I watched the other day one of my favourite films: Tod Browning’s controversial 1932 movie Freaks. It’s set in the world of the sideshow carnival in America and starred real life freaks- including a limbless man who with stunning dignity rolls and smokes a cigarette with just the use of his mouth. The freaks are victimised by their life sized co-workers and achieve a chilling revenge…by the end of the film you want to be ‘one of us’ as the freaks sing, their membership chant reversing their outcast nature.
Why the film exerts so much power is that it portrays a simple truth. On the outside someone can be freakish, but in their character and actions a beautiful person. And a beautiful person in conventional terms (the bad guy in the film is a stock blonde beauty) can be evil inside. A simple truth but one which the everyday world continually masks. I call this conformality. It’s a con, it’s about making conformism look good and it uses an arbitrary notion of normality as a bench mark.
We are now living in a conformal[1]world. It is a world in which the ‘normal’ is utterly different from any age in human history. That’s quite a claim but let me expand a little. The ‘normal’ in the past was directly linked to how people made a living. Hunting, fishing, tilling the land and performing manual labour- all done in groups. These activities served to fulfil basic human physical, emotional and psychological needs. There may have been many downsides in terms of comfort and health- but I am not talking about that. I am simply referring to the fact that being ‘normal’ was a pretty good stance to take when it came to mental well being.
But that has changed.
The current projection of the normal involves the idea of working eight hours a day in front a computer screen, often alone, with a social life spent largely in front of the same screen. Maybe a bit of binge drinking thrown in for good measure. Or ‘clubbing’. Add some driving around in a car that looks like it’s been pressed from a jelly mould and you have ‘normal’ life. The effort to look normal in such a world is extraordinarily high. The sheer relief when you stop posing as normal and accept your ‘inner freakishness’ is immense. The power of eccentricity is just that- it releases a lot of energy bound up with trying to copy others and look like them.

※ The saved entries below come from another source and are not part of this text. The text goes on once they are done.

struct ConvArgs {
  const void* x1; const void* x2;
  int ld1, ld2, C1, Cin;
  int Hs, Ws, up;
  int B, Ho, Wo, Cout, K;
  const void* w;
  const float* bias;
  const float* ss;
  int ss_ld;
  const void* res1; int ldr1;
  const void* res2; int ldr2;
  const float* bbias; int bb_ld;
  void* y; int ldy;
  int act;
  int amode;
  long long w_bstride;
  const void* zero;
  const float* ln_g;
  float ln_eps;
  int cwrap;
  const void* w2;
  const float* bias2;
  int w2_dual;
  void* y2; int ldy2;
  const float* lnf_cs;
  int lnf_n;
  float lnf_eps;
  const float* gna_stats;
  const float* gna_g;
  const float* gna_b;
  int gna_groups;
  int dbuf;
  int gna_nb;
  float gna_eps;
  uint8_t* ys8;
  const uint8_t* xs8;
  int uph;
  int ksplit;
  float* part;
  const void* w_gs;
  const float* b_gs;
  unsigned long long* stamp;
};
bool conv_lnf_ok(const ConvArgs& a, int elem_bytes);
bool conv_gna_ok(const ConvArgs& a, int elem_bytes);
template <typename T>
const float* groupnorm_stats(const void* x, int B, int HW, int C, int groups, float eps, float* part,
                             hipStream_t st);
template <typename T>
int layernorm_gnstats(const void* x, int ldx, void* y, int ldy, const float* g, const float* b, int rows, int C,
                      float eps, int HW, int groups, float* part, bool launch, hipStream_t st);
size_t layernorm_gnstats_ws_floats(int B, int HW, int groups);
bool conv_res_fusable(const ConvArgs& a);

inline bool conv3w_ok(const ConvArgs& a) {
  return a.Cin == 64 && a.Cout == 64 && a.K == 576 && a.cwrap == 0 && !a.y2 && (!a.ss || (a.ss_ld % 4 == 0 && ((uintptr_t)a.ss & 15) == 0)) && a.amode == 0 && a.w_bstride == 0 &&
         !a.ln_g && (a.act == ACT_NONE || a.act == ACT_SILU) && a.Wo >= 64 && a.Wo % 64 == 0 &&
         (a.C1 >= a.Cin || a.C1 % 32 == 0) && a.ldy % 8 == 0 && a.ld1 % 8 == 0 &&
         (a.C1 >= a.Cin || a.ld2 % 8 == 0) && (!a.res1 || a.ldr1 % 8 == 0) && !a.res2 && !a.bbias && !(a.ss && a.res1);
}
template <typename T>
void conv(const ConvArgs& a, int kh, int kw, int stride, int pad, hipStream_t st);
struct RbArgs {
  const void* x1; const void* x2;
  int ld1, ld2, C1, Cin;
  int B, H, W;
  const void* w1;
  const void* w2;
  const void* wr;
  const float* ss; int ss_ld;
  void* y; int ldy;
  unsigned long long* stamp;
};
bool rbfuse_pays(const RbArgs& a);
bool rbfuse_ok(const RbArgs& a);
template <typename T>
void rbfuse(const RbArgs& a, hipStream_t st);
bool conv3r_ok(const ConvArgs& a);
template <typename T>
void conv3r(const ConvArgs& a, hipStream_t st);
bool conv7_ok(const ConvArgs& a);
template <typename T>
void conv7(const ConvArgs& a, hipStream_t st);
bool conv3n_ok(const ConvArgs& a);
template <typename T>
void conv3n(const ConvArgs& a, hipStream_t st);
bool conv_down_ok(const ConvArgs& a);
template <typename T>
void conv_down(const ConvArgs& a, hipStream_t st);
int conv_variant(const ConvArgs& a, int kh, int elem_bytes);

bool conv8_ok(const ConvArgs& a, int kh, int kw, int s, int p);
template <typename T>
void conv8(const ConvArgs& a, int kh, int kw, int s, int p, const uint8_t* w8, const uint8_t* ws8, int Kp,
           hipStream_t st);
bool conv_q8out_ok(const ConvArgs& a);
int conv_split_k(const ConvArgs& a, int elem_bytes, long rows);
bool conv3_split_ok(const ConvArgs& a, int elem_bytes);
int conv3_split_k(const ConvArgs& a, int elem_bytes, int ks);
template <typename T>
void conv_part_reduce(const ConvArgs& a, hipStream_t st);
bool conv_uph_ok(const ConvArgs& a, int elem_bytes);
bool conv3q_ok(const ConvArgs& a);
template <typename T>
void conv3q(const ConvArgs& a, const uint8_t* q8w, const uint8_t* q8s, hipStream_t st);

template <typename T>
void layernorm(const void* x, int ldx, void* y, int ldy, const void* res, int ldr,
               const float* g, const float* b, int rows, int C, float eps, hipStream_t st);

template <typename T>
void groupnorm(const void* x, void* y, const float* g, const float* b, int B, int HW, int C,
               int groups, float eps, float* stats_ws, hipStream_t st);

template <typename T>
void flash_attn_d32(const void* qkv, void* o, int B, int L, int H, float scale, hipStream_t st);
template <typename T>
void flash_attn_d32_v(const void* qkv, void* o, int B, int L, int H, float scale, int variant, hipStream_t st);
extern int g_flash_old;

template <typename T>
void text_embed(const int64_t* tok, const float* emb, const float* pos, void* x, int N, int L, int D, int V,
                hipStream_t st);
template <typename T>
void eot_gather(const int64_t* tok, const void* x, void* out, int N, int L, int D, hipStream_t st);
void degradation_probs(const float* degra, const float* text, int B, int K, int E, float* probs,
                       int32_t* argmax, hipStream_t st);

template <typename T>
void small_mha(const void* qkv, void* o, int B, int L, int H, int D, int causal, hipStream_t st);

I recently discovered that when I’m hill walking I go much faster when I’m leading than when I’m following. I thought it was about some need to be first or something but it was actually about pace. By setting my own pace, a bit faster here, slower here, adjusting my gear, looking for a certain path I was conserving energy, energy I was able to use in going further and faster than when I tried to conform to another’s pace.
But the conformal world is hard to outpace or leave behind. It’s everywhere- TV, social media, the news, commercials, the products we buy, the way we live our lives. I need to re-emphasise that trying to be normal in the past at least brought the comfort of numbers, of group satisfaction. Now ‘normal’ is increasingly working from home, alone at your work station, telecommuting. And if you work in an office- doing a bullshit job. The creeping ascendancy of bullshit jobs- documented so well by David Graeber- is an outcome of corporate feudalism- the real era we currently inhabit. 37% of Britons believe that their jobs are essentially pointless…
So it is no surprise that the price of trying to conform to the conformal world is failure, unhappiness and mental health problems. But the price of fighting the conformal world without knowing about basic human psychological needs for attention, friendship, human support can also be failure, happiness and mental health problems.
Oddly enough it may be that the real deal breaker for many is that the conformal world is just too expensive. It is cheaper to be different. You have to do something different to survive in a world where property and utility bills make ‘normal’ living impossible.
By embracing your inner freak you establish the first necessary condition to surviving and ultimately thriving in the conformal world. You establish that your ‘difference’ ‘weirdness’ ‘nonconformity’ is a good and healthy thing, a powerful motor to help you find happiness. Indeed you celebrate all the things that the conformal world has made you doubt, the thousand ways it has undermined your confidence in being ‘you’. Why do we live in age obsessed with identity? It is a reaction to the extreme pressure of conformality, to erase difference and promote ‘one size fits all’ thinking.
Eccentricity- the way of the freak- has always been the motor of real achievement throughout history. But in the past being normal had as its reward a healthy and fulfilling psychological life. But being normal now doesn’t supply that. That’s why the option of eccentricity in the past is now a necessity…
[1]Conformality is a term derived from mathematics. It means whatever the projection you make of a shape the angles remain the same. Which of course is something that doesn’t happen in the real world. It has overtones of conformity ie. the angles never change and normality, meaning it’s unchanging shape become the norm. It is also a formal construction- something, as we mentioned, couldn’t happen in the real world where ever increasing scale means other forces distort lines and angles- in the real world all lines are curved.